Deep learning for Defect Classification

Deep learning for Defect Classification

  • ASTRI proposes a new approach for defect analysis, namely the deep learning/machine learning based defect classification technology. The proposed deep model is tailored and optimised for industrial applications. It is equipped with precise multi-scaling mechanism to provide high precision feature extraction for high precision inspection. In addition, it has self-learning ability to adaptively adjust and tuning the model to boosting the performance. The deep model network is also optimised for high speed industrial applications. For example the network flatten technology reduces the complexity of network to speed up the testing procedure to meet the high UPH requirement from production line.
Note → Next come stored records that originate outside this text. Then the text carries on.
# MIT-SPARK/TEASER-plusplus

Hardware: AMD Instinct MI355X
Metric: registrations/sec at N=10000 correspondences, 95% outliers (higher is better)
Workload: dtype bf16x3-split MFMA + f32 filter with FP64 fix-up for K1 (bitmap bit-identical to FP64); f64 estimators

## Files before the change

### teaser-plusplus_amd/csrc/kernels_graph.hip

```cpp
#include <algorithm>
#include <utility>
#include <vector>

#include <cstdio>
#include <cstdlib>

#include "internal.h"
#include "fixup_item.h"
#include "fixup_regions.h"
#include "k1_consts.h"
#include "wave_utils.h"

namespace thip {

struct EdgeConst {
  double beta;
  double beta2;
  double m2beta2;
  double beta4;
  double s_hat;
};

__device__ __forceinline__ bool tim_edge_exact(double ax, double ay, double az, double bx,
                                               double by, double bz, double beta) {
  const double A = (ax * ax + ay * ay) + az * az;
  const double B = (bx * bx + by * by) + bz * bz;
  return __builtin_fabs(__builtin_sqrt(A) - __builtin_sqrt(B)) <= beta;
}

__device__ __forceinline__ bool tim_edge_fast(double ax, double ay, double az, double bx,
                                              double by, double bz, const EdgeConst& k,
                                              bool* uncertain, bool* short_pair) {
  const double A = __builtin_fma(az, az, __builtin_fma(ay, ay, ax * ax));
  const double B = __builtin_fma(bz, bz, __builtin_fma(by, by, bx * bx));
  const double t = A + B;
  const double D = A - B;
  const double d = __builtin_fma(D, D, __builtin_fma(t, k.m2beta2, k.beta4));
  const double band = __builtin_fma(t, t, k.beta4) * 2e-12;
  *uncertain = !(__builtin_fabs(d) > band);
  *short_pair = t <= k.beta2;
  return d <= 0.0;
}

__device__ __forceinline__ bool tim_edge_scaled(double ax, double ay, double az, double bx,
                                                double by, double bz, const EdgeConst& k) {
  const double v1 = __builtin_sqrt((ax * ax + ay * ay) + az * az);
  const double v2 = __builtin_sqrt((bx * bx + by * by) + bz * bz);
  const double raw = v2 / v1;
  const double alpha = k.beta * (1.0 / v1);
  return __builtin_fabs(raw - k.s_hat) <= alpha;
}

constexpr int kColTilesPerWave = 4;
constexpr int kWavesPerBlock = 4;
constexpr int kColTilesPerBlock = kColTilesPerWave * kWavesPerBlock;

typedef double d2 __attribute__((ext_vector_type(2)));

template <int MODE>
struct ColTile {
  static constexpr int kPf = 3;
  const double* cb;
  d2 pf[kPf][3];
  int cb_addr;

  template <int C>
  __device__ __forceinline__ void load_col(d2 (&slot)[3]) {
    asm volatile("ds_read_b128 %0, %1 offset:%2" : "=v"(slot[0]) : "v"(cb_addr), "n"(48 * C));
    asm volatile("ds_read_b128 %0, %1 offset:%2" : "=v"(slot[1]) : "v"(cb_addr), "n"(48 * C + 16));
    asm volatile("ds_read_b128 %0, %1 offset:%2" : "=v"(slot[2]) : "v"(cb_addr), "n"(48 * C + 32));
  }
  double six, siy, siz, dix, diy, diz;
  unsigned int own_lo, own_hi;
  int tr_lo, tr_hi;
  uint64_t unc_cols;

  template <int B>
  __device__ __forceinline__ void step(const EdgeConst& kc) {
    constexpr int S = B % kPf;
    constexpr int younger = 3 * ((63 - B) < (kPf - 1) ? (63 - B) : (kPf - 1));
    asm volatile("s_waitcnt lgkmcnt(%3)" : "+v"(pf[S][0]), "+v"(pf[S][1]), "+v"(pf[S][2]) : "n"(younger));
    const double sjx = pf[S][0].x, sjy = pf[S][0].y, sjz = pf[S][1].x;
    const double djx = pf[S][1].y, djy = pf[S][2].x, djz = pf[S][2].y;
    if (B + kPf < 64) load_col<B + kPf>(pf[S]);
    bool e;
    uint64_t m;
    if (MODE == 0) {
      bool unc, shortp;
      const bool neg = tim_edge_fast(sjx - six, sjy - siy, sjz - siz, djx - dix, djy - diy,
                                     djz - diz, kc, &unc, &shortp);
      unc_cols |= (__builtin_amdgcn_ballot_w64(unc) != 0ull) ? (1ull << B) : 0ull;
      m = __builtin_amdgcn_ballot_w64(neg) | __builtin_amdgcn_ballot_w64(shortp);
// ... 211 lines not shown
  double H = 0.0;
  for (int k = 0; k < 6; ++k) {
    const float hi = f32_unkey(pr->hi[k]), lo = f32_unkey(~pr->lo[k]);
    const double e = 0.5 * ((double)hi - (double)lo);
    H = e > H ? e : H;
  }
  return H;
}

__global__ __launch_bounds__(256) void tim_prep_pack2_kernel(const ProbDesc* __restrict__ descs,
                                                             const double* __restrict__ src,
                                                             const double* __restrict__ dst,
                                                             TimPrep* __restrict__ prep,
                                                             TimOperandTile2* __restrict__ ops,
                                                             int32_t* __restrict__ deg, double beta) {
  const ProbDesc d = descs[blockIdx.y];
  const int ip = blockIdx.x * 256 + threadIdx.x;
  float mx = 0.f;
  if (ip < d.W * 64 && d.n > 0) {
    double g;
    int kexp;
    k1c::scale(beta, &g, &kexp);
    const int i = min(ip, d.n - 1);
    const TimPrep* pr = prep + blockIdx.y;
    const int sh = k1c::norm_shift(prep_half_extent(pr));
    kexp += 2 * sh;
    g *= k1c::pow2_d(sh);
    const double* a = src + 3 * (d.pt_off + i);
    const double* b = dst + 3 * (d.pt_off + i);
    const float sx = (float)((a[0] - prep_centre(pr, 0, 0)) * g), sy = (float)((a[1] - prep_centre(pr, 0, 1)) * g),
                sz = (float)((a[2] - prep_centre(pr, 0, 2)) * g);
    const float dx = (float)((b[0] - prep_centre(pr, 1, 0)) * g), dy = (float)((b[1] - prep_centre(pr, 1, 1)) * g),
                dz = (float)((b[2] - prep_centre(pr, 1, 2)) * g);
    const double na_d = ((double)sx * sx + (double)sy * sy) + (double)sz * sz;
    const double nb_d = ((double)dx * dx + (double)dy * dy) + (double)dz * dz;
    const float na = (float)na_d, nb = (float)nb_d;
    int ra, rb, pa, pb;
    k1c::xy_shifts(kexp, &ra, &rb, &pa, &pb);
    const float fra = (float)k1c::pow2_d(-ra), frb = (float)k1c::pow2_d(-rb), fpa = (float)k1c::pow2_d(-pa);
    const unsigned short P = f16_bits((float)k1c::pow2_d(-pb));
    unsigned short A[32], B[32];
    for (int k = 0; k < 32; ++k) A[k] = B[k] = 0;
    const float cs[3] = {sx, sy, sz}, cd[3] = {dx, dy, dz};
    float h, m, l;
    for (int c = 0; c < 3; ++c) {
      f16_split3(cs[c] * fra, &h, &m, &l);
      A[3 * c] = f16_bits(h); A[3 * c + 1] = A[3 * c]; A[3 * c + 2] = f16_bits(m);
      f16_split3(cs[c] * frb, &h, &m, &l);
      B[3 * c] = f16_bits(2.0f * h); B[3 * c + 1] = f16_bits(2.0f * m); B[3 * c + 2] = B[3 * c];
      f16_split3(cd[c] * fra, &h, &m, &l);
      A[16 + 3 * c] = f16_bits(h); A[16 + 3 * c + 1] = A[16 + 3 * c]; A[16 + 3 * c + 2] = f16_bits(m);
      f16_split3(cd[c] * frb, &h, &m, &l);
      B[16 + 3 * c] = f16_bits(-2.0f * h); B[16 + 3 * c + 1] = f16_bits(-2.0f * m); B[16 + 3 * c + 2] = B[16 + 3 * c];
    }
    f16_split3(na * fpa, &h, &m, &l);
    A[9] = f16_bits(-h); A[10] = f16_bits(-m); A[11] = f16_bits(-l); B[9] = P; B[10] = P; B[11] = P;
    B[12] = A[9]; B[13] = A[10]; B[14] = A[11]; A[12] = P; A[13] = P; A[14] = P;
    f16_split3(nb * fpa, &h, &m, &l);
    A[25] = f16_bits(h); A[26] = f16_bits(m); A[27] = f16_bits(l); B[25] = P; B[26] = P; B[27] = P;
    B[28] = A[25]; B[29] = A[26]; B[30] = A[27]; A[28] = P; A[29] = P; A[30] = P;
    A[31] = 0xb400;
    B[31] = 0x3c00;
    TimOperandTile2* tile = ops + d.w_off + (ip >> 6);
    const int gq = (ip >> 5) & 1, cc = ip & 31;
    for (int mf = 0; mf < kTimRowOperands; ++mf)
      for (int hh = 0; hh < 2; ++hh) {
        const unsigned short* pa = A + 16 * mf + 8 * hh;
        tile->a[gq][mf][hh][cc] = make_uint4(pa[0] | ((unsigned int)pa[1] << 16), pa[2] | ((unsigned int)pa[3] << 16),
                                             pa[4] | ((unsigned int)pa[5] << 16), pa[6] | ((unsigned int)pa[7] << 16));
        if (mf >= kTimColOperands) continue;
        const unsigned short* pb = B + 16 * mf + 8 * hh;
        tile->b[gq][mf][hh][cc] = make_uint4(pb[0] | ((unsigned int)pb[1] << 16), pb[2] | ((unsigned int)pb[3] << 16),
                                             pb[4] | ((unsigned int)pb[5] << 16), pb[6] | ((unsigned int)pb[7] << 16));
      }
    mx = na > nb ? na : nb;
    if (!(mx == mx)) mx = INFINITY;
    if (ip < d.n) deg[d.pt_off + ip] = 0;
  }
  for (int o = 32; o > 0; o >>= 1) {
    const float t = __shfl_xor(mx, o, 64);
    mx = t > mx ? t : mx;
  }
  if ((threadIdx.x & 63) == 0 && mx > 0.f) atomicMax(&prep[blockIdx.y].r2_bits, __float_as_uint(mx));
}
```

    Based on this technology, we can develop amazing applications for industry. For high precision inspection, the existing inspection system may encounter the noise from the manufactory environment of the production line, which causes false alert to the AOI system. The proposed technology can extract complex and multi-module features, which may be easily ignored by human to detect the noise, and prevent the false alert so that the performance can be boosted.

     

    The proposed deep learning technology can be also used as a data analysis module to classify different type of defects with the statistical data. The data is processed real-time in the proposed system, rather than taking the existing human based approach that has a time delay. In addition, this well-organised data will be used in supporting the system to improve the production cycle during manufactory.